I'm 23 and have a friend who owes me money(around $5,000) but lacks the drive to save $$$ or put money aside to pay me back. Is it possible to get someone to take out a $5,000 car loan to buy a car in their name and then i buy it off of them for $1 dollar??? Any legalities involved in this?

I'm also considering using TheBrick.Ca, Leons.Ca or Dell Financing if the car idea doesn't work for me. But ideally i would want the Debt changed into a Car rather than a bunch of furniture or electronics.


----------



## Soils4Peace (Mar 14, 2010)

When I lend money to a friend I write it off at the beginning. I don't count on being repaid.


----------



## slacker (Mar 8, 2010)

If you're going to be breaking the law in order to get the money back ... well let's just say a lot of options become available.


----------



## andrewf (Mar 1, 2010)

They can get a line of credit. The car loan idea is not a good one. For one, you have to pay 8% on the fair market value of the car twice. For two, the car would probably have a lien on it, and the loan would need to be repaid when the car is sold. If it does not have a lien on it, it is the same as a line of credit (LOC), so they can just do that.

People never learn this lesson.

"Neither a borrower nor a lender be; 
For loan oft loses both itself and friend, 
And borrowing dulls the edge of husbandry."

-- Polonius, _Hamlet_


Frankly, if this person were a friend, they would pay you back. If they haven't, despite having the means, then they aren't much of a friend.


----------



## w0nger (Mar 15, 2010)

i have lent out money many times to friends, everytime i make them sign a promissory note for the amount, determining re-payment terms and interest. There's a reason why they couldn't get a loan from the bank, so if i have to take on the risk, i need to be a little protected. The promissory note has very little legal power, but it's the thought that they signed it that gives them motivation to stick with the agreed upon terms.

it's business; not personal.


----------



## carverman (Nov 8, 2010)

andrewf said:


> They can get a line of credit. The car loan idea is not a good one. For one, you have to pay 8% on the fair market value of the car twice.

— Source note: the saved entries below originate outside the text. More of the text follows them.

# MarineRoboticsGroup/mac

Hardware: AMD Instinct MI355X
Metric: frank_wolfe_iters_per_sec (higher is better)
Workload: dtype f64; 1 GPU; configs[3]: ER N=100000 ~2M candidates, chain fixed, K=10%; N=100000, m_candidates=2001737, K=200173, fixed_edges=99999, fw_iters=209, parallelism=single GPU

## Files before the change

mac_amd/csrc/kernels.h:

```cpp
#pragma once
#include "common.h"

namespace machip {

template <typename T>
struct CsrViewT {
    int n;
    const int* rowptr;
    const int* col;
    const T* val;
};
using CsrView = CsrViewT<double>;

struct PatternView {
    int n;
    const int* prow;
    const int* pcol;
    const int* pk;
    const double* pw;
};

struct LanState {
    int jA;
    int jB;
// ... 1025 lines not shown
                                                 const double* __restrict__ cw, const double* __restrict__ v,
                                                 long lo, long hi, double* __restrict__ g, PeerVecs all = PeerVecs(),
                                                 unsigned int* __restrict__ hist0 = nullptr) {
#pragma clang fp contract(off)
    __shared__ unsigned int lh[HIST ? kBins : 1];
    if (HIST) {
        for (int i = threadIdx.x; i < kBins; i += kBlock) lh[i] = 0;
        __syncthreads();
    }
    unsigned int cur = 0xffffffffu, run = 0;
    for (long k = lo + (long)blockIdx.x * kBlock + threadIdx.x; k < hi; k += (long)gridDim.x * kBlock) {
        const double d = v[ci[k]] - v[cj[k]];
        const double t = cw[k] * d;
        const double gk = t * d;
        if (all.n) { for (int q = 0; q < all.n; ++q) peer_store(all.v[q] + k, gk); }
        else g[k] = gk;
        if (HIST) {
            const unsigned int bin = (unsigned int)(f64_key(gk) >> sel_shift(0));
            if (bin == cur) ++run;
            else { if (run) atomicAdd(&lh[cur], run); cur = bin; run = 1; }
        }
    }
    if (HIST) {
        if (run) atomicAdd(&lh[cur], run);
        __syncthreads();
        unsigned int* hr = hist0 + (size_t)(blockIdx.x % kSelRep) * kBins;
        for (int i = threadIdx.x; i < kBins; i += kBlock)
            if (lh[i]) atomicAdd(&hr[i], lh[i]);
    }
    if (all.n) peer_drain();
}

template <int BLOCK, class LoadBin>
__device__ __forceinline__ void sel_close_pass(LoadBin load_bin, int pass, unsigned long long prefix, SelState* st,
                                               unsigned int* s_w ) {
    const int tid = threadIdx.x, wv = tid >> 6, ln = tid & 63;
    const int sh = sel_shift(pass), nb = sel_bits(pass);
    const long long kk = pass ? st->kk : st->k;
    const int nbins = 1 << nb;
    constexpr int per = kBins / BLOCK;
    unsigned int c[per];
    unsigned int tsum = 0;
#pragma unroll
    for (int q = 0; q < per; ++q) {
        const int bin = nbins - 1 - (tid * per + q);
        c[q] = bin >= 0 ? load_bin(bin) : 0u;
        tsum += c[q];
    }
    unsigned int x = tsum;
    for (int o = 1; o < 64; o <<= 1) { const unsigned int y = __shfl_up(x, o, kWave); if (ln >= o) x += y; }
    __syncthreads();
    if (ln == 63) s_w[wv] = x;
    __syncthreads();
    for (int q = 0; q < wv; ++q) x += s_w[q];
    const long long pre = (long long)x;
    if (pre >= kk && pre - (long long)tsum < kk) {
        long long rem = kk - (pre - (long long)tsum);
        int q = 0;
        for (; q < per; ++q) {
            if ((long long)c[q] >= rem) break;
            rem -= c[q];
        }
        const int bin = nbins - 1 - (tid * per + q);
        st->kk = rem;
        st->prefix = (prefix << nb) | (unsigned long long)bin;
        if (pass == 5) {
            st->T = (prefix << nb) | (unsigned long long)bin;
            st->cnt_eq = (long long)c[q];
        } else if ((long long)c[q] == rem) {
            st->T = ((prefix << nb) | (unsigned long long)bin) << sh;
            st->cnt_eq = rem;
            st->ticket[7] = 1u;
        }
    }
}

__global__ __launch_bounds__(1024) void k_sel_close0(unsigned int* __restrict__ hist, SelState* st) {
    __shared__ unsigned int s_w[1024 / 64];
    if (st->k <= 0) return;
    const unsigned int* rep = hist + 6 * kBins;
    sel_close_pass<1024>([rep](int bin) {
        unsigned int v[kSelRep];
#pragma unroll
        for (int r = 0; r < kSelRep; ++r) v[r] = rep[(size_t)r * kBins + bin];
        unsigned int a = 0;
#pragma unroll
        for (int r = 0; r < kSelRep; ++r) a += v[r];
        return a; }, 0, 0ull, st, s_w);
}

template <int U, int BLOCK>
__global__ __launch_bounds__(BLOCK) void k_sel_pass(const double* __restrict__ g, long m, int pass,
                                                    unsigned int* __restrict__ hist ,
                                                    SelState* st) {
    __shared__ unsigned int lh[kBins];
    __shared__ unsigned int s_last;
    __shared__ unsigned int s_w[BLOCK / 64];
    const int tid = threadIdx.x;
    if (pass && st->ticket[7]) return;
    for (int i = tid; i < kBins; i += BLOCK) lh[i] = 0;
    __syncthreads();
    const int sh = sel_shift(pass), nb = sel_bits(pass);
// ... 37 lines not shown
__global__ __launch_bounds__(1024) void k_sel_ties(const double* __restrict__ g, long m, SelState* st, int prefer_high) {
    __shared__ int s_cnt[16];
    __shared__ long long s_found;
    const long long need = st->kk;
    const long long eq = st->cnt_eq;
    if (st->k <= 0) { if (threadIdx.x == 0) st->tie_limit = prefer_high ? 0x7fffffffffffffffll : -1; return; }
    if (need >= eq) { if (threadIdx.x == 0) st->tie_limit = prefer_high ? -1 : 0x7fffffffffffffffll; return; }
    const unsigned long long T = st->T;
    const int tid = threadIdx.x, wv = tid >> 6, ln = tid & 63;
    if (tid == 0) s_found = -1;
    long long run = 0;
    for (long base = 0; base < m; base += 1024) {
        const long ii = base + tid;
        const long i = prefer_high ? m - 1 - ii : ii;
        const bool is = ii < m && f64_key(g[i]) == T;
        const unsigned long long bal = __ballot(is);
        __syncthreads();
        if (ln == 0) s_cnt[wv] = __popcll(bal);
        __syncthreads();
        int before = 0, tot = 0;
        for (int q = 0; q < 16; ++q) { if (q < wv) before += s_cnt[q]; tot += s_cnt[q]; }
        if (run + tot >= need) {
            const int rank = before + __popcll(bal & ((1ull << ln) - 1ull));
            if (is && run + rank + 1 == need) s_found = i;
            __syncthreads();
            if (tid == 0) st->tie_limit = s_found;
            return;
        }
        run += tot;
    }
    if (tid == 0) st->tie_limit = prefer_high ? -1 : 0x7fffffffffffffffll;
}

constexpr long kSelSmallMax = 32768;
__global__ __launch_bounds__(1024) void k_sel_small(const double* __restrict__ g, long m, long long k, SelState* st, int prefer_high) {
    __shared__ unsigned int lh[kBins];
    __shared__ unsigned int s_w[16];
    __shared__ unsigned long long s_prefix, s_T;
    __shared__ long long s_kk, s_eq, s_found;
    __shared__ int s_done, s_cnt[16];
    const int tid = threadIdx.x, wv = tid >> 6, ln = tid & 63;
    if (tid == 0) { s_prefix = 0; s_T = 0; s_kk = k; s_eq = 0; s_done = 0; s_found = -1; }
    __syncthreads();
    for (int pass = 0; pass < 6 && k > 0; ++pass) {
        if (s_done) break;
        for (int i = tid; i < kBins; i += 1024) lh[i] = 0;
        __syncthreads();
        const int sh = sel_shift(pass), nb = sel_bits(pass);
        const unsigned long long prefix = s_prefix;
        const unsigned int mask = (1u << nb) - 1u;
        unsigned int cur = 0xffffffffu, run = 0;
        for (long i = tid; i < m; i += 1024) {
            const unsigned long long key = f64_key(g[i]);
            if (pass == 0 || (key >> (sh + nb)) == prefix) {
                const unsigned int bin = (unsigned int)(key >> sh) & mask;
                if (bin == cur) ++run;
                else { if (run) atomicAdd(&lh[cur], run); cur = bin; run = 1; }
            }
        }
        if (run) atomicAdd(&lh[cur], run);
        __syncthreads();
        const long long kk = s_kk;
        const int nbins = 1 << nb;
        unsigned int c[2], tsum = 0;
        for (int q = 0; q < 2; ++q) { const int bin = nbins - 1 - (tid * 2 + q); c[q] = bin >= 0 ? lh[bin] : 0u; tsum += c[q]; }
        unsigned int x = tsum;
        for (int o = 1; o < 64; o <<= 1) { const unsigned int y = __shfl_up(x, o, kWave); if (ln >= o) x += y; }
        if (ln == 63) s_w[wv] = x;
        __syncthreads();
        for (int q = 0; q < wv; ++q) x += s_w[q];
        const long long pre = (long long)x;
        if (pre >= kk && pre - (long long)tsum < kk) {
            long long rem = kk - (pre - (long long)tsum);
            int q = 0;
            for (; q < 2; ++q) { if ((long long)c[q] >= rem) break; rem -= c[q]; }
            const int bin = nbins - 1 - (tid * 2 + q);
            s_kk = rem;
            s_prefix = (prefix << nb) | (unsigned long long)bin;
            if (pass == 5) { s_T = (prefix << nb) | (unsigned long long)bin; s_eq = (long long)c[q]; }
            else if ((long long)c[q] == rem) { s_T = ((prefix << nb) | (unsigned long long)bin) << sh; s_eq = rem; s_done = 1; }
        }
        __syncthreads();
    }
    const long long need = s_kk, eq = s_eq;
    const unsigned long long T = s_T;
    if (tid == 0) {
        st->prefix = s_prefix; st->kk = need; st->cnt_eq = eq; st->T = T; st->k = k;
        for (int i = 0; i < 7; ++i) st->ticket[i] = 0;
        st->ticket[7] = (unsigned int)s_done;
    }
    if (k <= 0) { if (tid == 0) st->tie_limit = prefer_high ? 0x7fffffffffffffffll : -1; return; }
    if (need >= eq) { if (tid == 0) st->tie_limit = prefer_high ? -1 : 0x7fffffffffffffffll; return; }
    long long runs = 0;
    for (long base = 0; base < m; base += 1024) {
        const long ii = base + tid;
        const long i = prefer_high ? m - 1 - ii : ii;
        const bool is = ii < m && f64_key(g[i]) == T;
        const unsigned long long bal = __ballot(is);
        __syncthreads();
        if (ln == 0) s_cnt[wv] = __popcll(bal);
        __syncthreads();
        int before = 0, tot = 0;
        for (int q = 0; q < 16; ++q) { if (q < wv) before += s_cnt[q]; tot += s_cnt[q]; }
        if (runs + tot >= need) {
            const int rank = before + __popcll(bal & ((1ull << ln) - 1ull));
            if (is && runs + rank + 1 == need) s_found = i;
            __syncthreads();
            if (tid == 0) st->tie_limit = s_found;
            return;
        }
        runs += tot;
    }
    if (tid == 0) st->tie_limit = prefer_high ? -1 : 0x7fffffffffffffffll;
}

__global__ __launch_bounds__(kBlock) void k_fw_final(const double* __restrict__ g, const double* __restrict__ x,
                                                     long m, const SelState* __restrict__ st, double gamma,
                                                     double* __restrict__ x_next, double* __restrict__ s_out,
                                                     double* __restrict__ part ,
                                                     double tol = 0.0, unsigned long long* __restrict__ xbits_next = nullptr) {
#pragma clang fp contract(off)
    __shared__ double sm[4];
    const unsigned long long T = st->T;
    const long long lim = st->tie_limit;
    const bool none = st->k <= 0;
    double d = 0.0, q = 0.0;
    for (long i = (long)blockIdx.x * kBlock + threadIdx.x; i < m; i += (long)gridDim.x * kBlock) {
        const double gi = g[i];
        const unsigned long long key = f64_key(gi);
        const double s = (!none && (key > T || (key == T && (long long)i <= lim))) ? 1.0 : 0.0;
        if (s_out) s_out[i] = s;
        if (x) {
            const double xi = x[i];
            const double diff = s - xi;
            d += gi * diff;
            q += gi * gi;
            if (x_next) {
                const double step = gamma * diff;
                const double xn = xi + step;
                x_next[i] = xn;
                if (xbits_next) {
                    const unsigned long long bal = __ballot(xn > tol);
                    if ((threadIdx.x & 63) == 0) xbits_next[i >> 6] = bal;
                }
            }
        }
// ... 74 lines not shown
```

mac_amd/csrc/machip.hip:

```cpp
#include <rccl/rccl.h>
#include <unistd.h>

#include <algorithm>
#include <atomic>
#include <cmath>
#include <chrono>
#include <condition_variable>
#include <functional>
#include <future>
#include <memory>
#include <mutex>
#include <numeric>
#include <thread>
#include <vector>

#include "solver.h"
#include "esp.h"
#include "esp_free.h"
#include "esp_tree.h"
#include "esp_select.h"
#include "esp_relax.h"
#include "esp_exchange.h"
#include "esp_exchange_edge.h"
#include "eig_exchange.h"
// ... 51 lines not shown
    }
    void abort() {
        std::lock_guard<std::mutex> lk(mu);
        broken = true;
        cv.notify_all();
    }
};

struct machip_problem {
    int device = 0;
    hipStream_t stream = nullptr;
    int n = 0;
    long m = 0, m_pad = 0;
    double tol_sel = 1e-10;
    int *prow = nullptr, *pcol = nullptr, *pk = nullptr;
    double* pw = nullptr;
    long P = 0;
    int asm_G = 16, asm_rpb = 1, asm_grid = 1;
    int *ci = nullptr, *cj = nullptr;
    double* cw = nullptr;
    double *x = nullptr, *x_next = nullptr, *g = nullptr, *s = nullptr, *scratch_m = nullptr;
    int *cnt = nullptr, *blk_sum = nullptr, *rowptr = nullptr, *col = nullptr;
    double *val = nullptr, *blk_lnorm = nullptr;
    unsigned long long *xb = nullptr, *xb_next = nullptr;
    bool xb_valid = false, xb_next_valid = false;
    long nnz = 0, support = 0;
    int maxlen = 0;
    double lnorm = 0.0;
    bool assembled = false, have_vec = false, csr_only = false;
    bool band_dups_ok = true;
    unsigned int* hist = nullptr;
    SelState* sel = nullptr;
    double* part_fw = nullptr;
    int* h_int = nullptr;
    double* h_dbl = nullptr;
    int* d_hint = nullptr;
    double* d_hdbl = nullptr;
    Solver sol;
    ncclComm_t comm = nullptr;
    std::shared_ptr<LocalGroup> lgroup;
    bool first_collective_pending = false;
    hipEvent_t ev_g0 = nullptr, ev_g1 = nullptr, ev_g2 = nullptr;
    bool ev_g_valid = false;
    std::unique_ptr<IpcGroup> ipcg;
    int rank = 0, nranks = 1;
    bool is_lane = false, lane_fw_ready = false;
    std::vector<machip_problem*> lanes;
    unsigned long start_version = 0;
    unsigned long seen_start_version = ~0ul;

    CsrView csr() const { return CsrView{n, rowptr, col, val}; }
    PatternView pattern() const { return PatternView{n, prow, pcol, pk, pw}; }
};

static int create_lane_stream(const Options& opt, int device, hipStream_t* out) {
    if (OPT(lane_queues, 0) == 0) {
        hipDeviceProp_t prop;
        if (hipGetDeviceProperties(&prop, device) == hipSuccess && prop.multiProcessorCount > 0) {
            const int words = (prop.multiProcessorCount + 31) / 32;
            std::vector<uint32_t> mask((size_t)words, 0xffffffffu);
            if (prop.multiProcessorCount % 32) mask.back() = (1u << (prop.multiProcessorCount % 32)) - 1u;
            if (hipExtStreamCreateWithCUMask(out, (uint32_t)words, mask.data()) == hipSuccess) return MACHIP_OK;
            (void)hipGetLastError();
        }
    }
    HIP_TRY(hipStreamCreateWithFlags(out, hipStreamNonBlocking));
// ... 115 lines not shown
        p->xb_valid = true;
    }
    switch (p->asm_G) {
        case 4: launch_asm<4>(p, S); break;
        case 8: launch_asm<8>(p, S); break;
        case 16: launch_asm<16>(p, S); break;
        case 32: launch_asm<32>(p, S); break;
        default: launch_asm<64>(p, S); break;
    }
    HIP_TRY(hipGetLastError());
    const int gb = p->asm_grid;
    HIP_TRY(hipStreamSynchronize(p->stream));
    long nnz = 0, supp = 0;
    int maxlen = 0;
    double ln = 0.0;
    for (int b = 0; b < gb; ++b) {
        nnz += p->h_int[b]; supp += p->h_int[kAsmGrid + b]; maxlen = std::max(maxlen, p->h_int[2 * kAsmGrid + b]);
        ln = std::max(ln, p->h_dbl[b]);
    }
    p->nnz = nnz; p->support = supp / 2; p->lnorm = ln; p->maxlen = maxlen;
    p->assembled = true;
    return MACHIP_OK;
}
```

This is one of the hidden "gotcha!" by the MOT. Unless the friend is a 
relative or the vehicle is passed on through a estate bequeath, where the
receiver of the vehicle is a family member, the MOT will go by the 
current blue book value of the vehicle for sales tax purposes. 

I once had a used car given to me by a father in law.
He had to sign a form from the MOT, so did I, for the "vehicle as a gift"
and the value ($0). Also, on this form, it stated that filling out the form,
even though the ownership can be transferred, does not exclude the buyer from paying PST on the vehicle, if the MOT determines that tax is payable later on.
(I presume that applies to any falsified information in regards to
selling price or nature of the gift ($0) transfer. 



> For two, the car would probably have a lien on it, and the loan would need to be repaid when the car is sold. If it does not have a lien on it, it is the same as a line of credit (LOC), so they can just do that.


Correct! I had my truck finanaced by the dealer through a bank and I
was paying 8% interest on that loan. When I decided that I didn't
want to continue with monthly payments and pay off the bank, the bank
took the check for the balance and later on issued me a "discharge of
the lien", so that the vehicle was NOW free and clear.

If someone tries to buy a vehicle privately through "some scheme", the
other MOT "gotcha" is the lien paper.. the form from MOT that they charge $20 for. It will indicate previous owners, all liens and current mileage of that vehicle.

You cannot transfer ownership until the lien is cleared, 
whether it be a mechanics lien or bank lien, or any other type of legal lien registered
against the vehicle.


----------



## financialnoob (Feb 26, 2011)

Does he have to pay you back $5K at once? It sounds like he lacks the skills to save up that type of money, but clearly he earns enough to support payments, so why not ask him to give you $250/month or whatever number you two work out until he's clear? Maybe take some post-dated cheques to simplify.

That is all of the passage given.